When someone is faced with mobility challenges, the risk of falls and injuries increases. This is the case for people living with Parkinson’s disease, a brain disorder that results in uncontrollable movements, such as shaking and impaired balance and coordination.
Ya Wang, an associate professor at Texas A&M University, and her colleagues have been exploring a novel way to assess the risk of falling in someone with Parkinson’s disease. Their proposed approach involves a smart insole that’s inserted into users' shoes and tracks their foot movements while they tap their toes. It is described in a recent study, published 5 May 2022 in IEEE Sensors Letters.
The traditional test used to assess Parkinson’s disease is the Unified Parkinson’s Disease Rating Scale (UPDRS), in which patients do a number of walking and toe-tapping exercises. Wang’s team had previously developed a smart insole capable of monitoring foot movement as patients walked but became intrigued by the idea of using the device to monitor toe-tapping movements instead.
“Toe-tapping motion is one of the important tasks in [UPDRS], but there is a very limited number of studies working on analyzing toe tapping with smart wearable devices in the field,” explains Wang. “We started to wonder if we could use toe-tapping motion, which has a simpler and more interesting setup compared to walking motion, to assess the risk of falling.”
In their study, 10participants with Parkinson’s disease and 8 healthy controls completed a toe-tapping exercise while wearing the smart sole. The smart insole is made with accelerometers, a microcontroller, and a Bluetooth Low Energy module, all integrated in printed circuit boards and encapsulated in epoxy resin. The study participants followed instructions on whether to tap their toes in an alternating or synchronized pattern, while data capturing the motion are collected and transferred to a computer in real time.

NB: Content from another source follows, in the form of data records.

extern "C" int mk_pairs_partition_device(mk_pairs_ws *w, const mk_pair *d_pairs, size_t n, int world, uint32_t res, mk_pair *d_out,
                                         uint64_t *counts, void *stream) {
    if (!w || !counts || world < 1 || world > 64 || res == 0 || (n && (!d_pairs || !d_out))) { mk_set_error("mk_pairs_partition_device: bad argument"); return MK_ERR_ARG; }
    if (n > w->max_pairs) { mk_set_error("mk_pairs_partition_device: workspace holds %zu pairs, got %zu", w->max_pairs, n); return MK_ERR_CAPACITY; }
    MK_CUDA(cudaSetDevice(w->device));
    cudaStream_t s = (cudaStream_t)stream;
    unsigned long long *dc = (unsigned long long *)w->desc.p;
    MK_CUDA(cudaMemsetAsync(dc, 0, 128 * 8, s));
    if (n) {
        k_owner_count<<<w->sms * 8, 256, 0, s>>>(d_pairs, n, (u32)world, res, dc);
        k_owner_prefix<<<1, 1, 0, s>>>(dc, (u32)world);
    }
    unsigned long long h[64];
    MK_CUDA(cudaMemcpyAsync(h, dc, (size_t)world * 8, cudaMemcpyDeviceToHost, s));
    if (n) k_owner_scatter<<<w->sms * 8, 256, 0, s>>>(d_pairs, n, (u32)world, res, dc + 64, d_out);
    w->launches += n ? 3 : 0;
    MK_CUDA(cudaStreamSynchronize(s));
    for (int r = 0; r < world; ++r) counts[r] = h[r];
    return MK_OK;
}

extern "C" uint32_t mk_pairs_owner(uint32_t chr1, uint32_t chr2, uint32_t pos1, uint32_t res, uint32_t world) {
    return mk_owner_hash(chr1, chr2, pos1 / res) % world;
}

struct PackCfg { u32 res, nb, nr, nl, total_bits, n_dec, n_ids, max_lane; };

__device__ __forceinline__ void put_bits(u64 &lo, u64 &hi, u64 v, u32 width) {
    hi = width >= 64 ? lo << (width - 64) : (width ? (hi << width) | (lo >> (64 - width)) : hi);
    lo = width >= 64 ? 0 : lo << width;
    lo |= v;
}
__device__ __forceinline__ u64 take_bits(u64 &lo, u64 &hi, u32 width) {
    const u64 v = width >= 64 ? lo : (lo & ((1ull << width) - 1));
    lo = width >= 64 ? hi : (width ? (lo >> width) | (hi << (64 - width)) : lo);
    hi = width >= 64 ? 0 : hi >> width;
    return v;
}

__global__ void __launch_bounds__(256) k_pack_keys(const mk_pair *p, u64 n, const u32 *off_by_id, const u32 *len_by_id, PackCfg c, uint4 *key,
                                                   unsigned long long *bad, RadixSchedule sch, RadixPlan *plan) {
    extern __shared__ u32 s_hist[];
    for (int i = threadIdx.x; i < sch.n_pass * 256; i += 256) s_hist[i] = 0;
    __syncthreads();
    const int lane_id = threadIdx.x & 31;
    u32 nbad = 0;
    const u64 n_round = (n + 31) & ~(u64)31;
    for (u64 i = (u64)blockIdx.x * blockDim.x + threadIdx.x; i < n_round; i += (u64)gridDim.x * blockDim.x) {
        const bool valid = i < n;
        uint4 k = make_uint4(0xFFFFFFFFu, 0xFFFFFFFFu, 0xFFFFFFFFu, (u32)i);
        if (valid) {
            const uint4 r = ((const uint4 *)p)[i];
            u32 pos1 = r.x, pos2 = r.y; const u32 c1 = r.z & 0xFFFFu, c2 = r.z >> 16;
            u32 st = r.w & 3u; const u32 lane = r.w >> 16;
            bool ok = c1 < c.n_ids && c2 < c.n_ids && lane <= c.max_lane;
            if (ok) {
                const u32 q1 = pos1 / c.res, q2 = pos2 / c.res;
                ok = pos1 <= len_by_id[c1] && pos2 <= len_by_id[c2];
                if (ok) {
                    u32 a = off_by_id[c1] + q1, b = off_by_id[c2] + q2;
                    u32 r1 = pos1 - q1 * c.res, r2 = pos2 - q2 * c.res;
                    u32 sw = 0;
                    if (a > b) { u32 t = a; a = b; b = t; t = r1; r1 = r2; r2 = t; st = ((st & 1u) << 1) | (st >> 1); sw = 1; }
                    u64 lo = 0, hi = 0;
                    put_bits(lo, hi, a, c.nb); put_bits(lo, hi, b, c.nb); put_bits(lo, hi, lane, c.nl);
                    put_bits(lo, hi, r1, c.nr); put_bits(lo, hi, r2, c.nr); put_bits(lo, hi, sw, 1); put_bits(lo, hi, st, 2);
                    k.x = (u32)lo; k.y = (u32)(lo >> 32); k.z = (u32)hi;
                }
            }
            nbad += !ok;
            key[i] = k;
        }
        radix_hist_add<Rec16>(s_hist, sch, k, valid, lane_id);
    }
    nbad = __reduce_add_sync(0xffffffffu, nbad);
    if ((threadIdx.x & 31) == 0 && nbad) atomicAdd(bad, (unsigned long long)nbad);
    __syncthreads();
    radix_hist_flush(s_hist, sch.n_pass, plan);
}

The results show that the toe-tapping exercises do correlate closely with a person’s risk of falling (according to the UPDR scale), although it is slightly less accurate than the traditional walking tests. Through this study, the researchers learned that the ability for someone with Parkinson’s disease to move the foot in a controlled way (acceleration) was more accurate in predicting fall risk compared to the overall time it takes for them to complete the exercise.
Wang notes that it has been meaningful to have contributed to this research. “We are happy we have finished and published some work that could be helpful to the Parkinson’s community,” she says.
Next, her team plans to collect additional data from more subjects (for example, based on gender, age, medication status, and symptoms) to improve upon their novel approach and adapt it for different populations. They are also interested in exploring the use of electromyography sensors to measure muscle activities during toe tapping.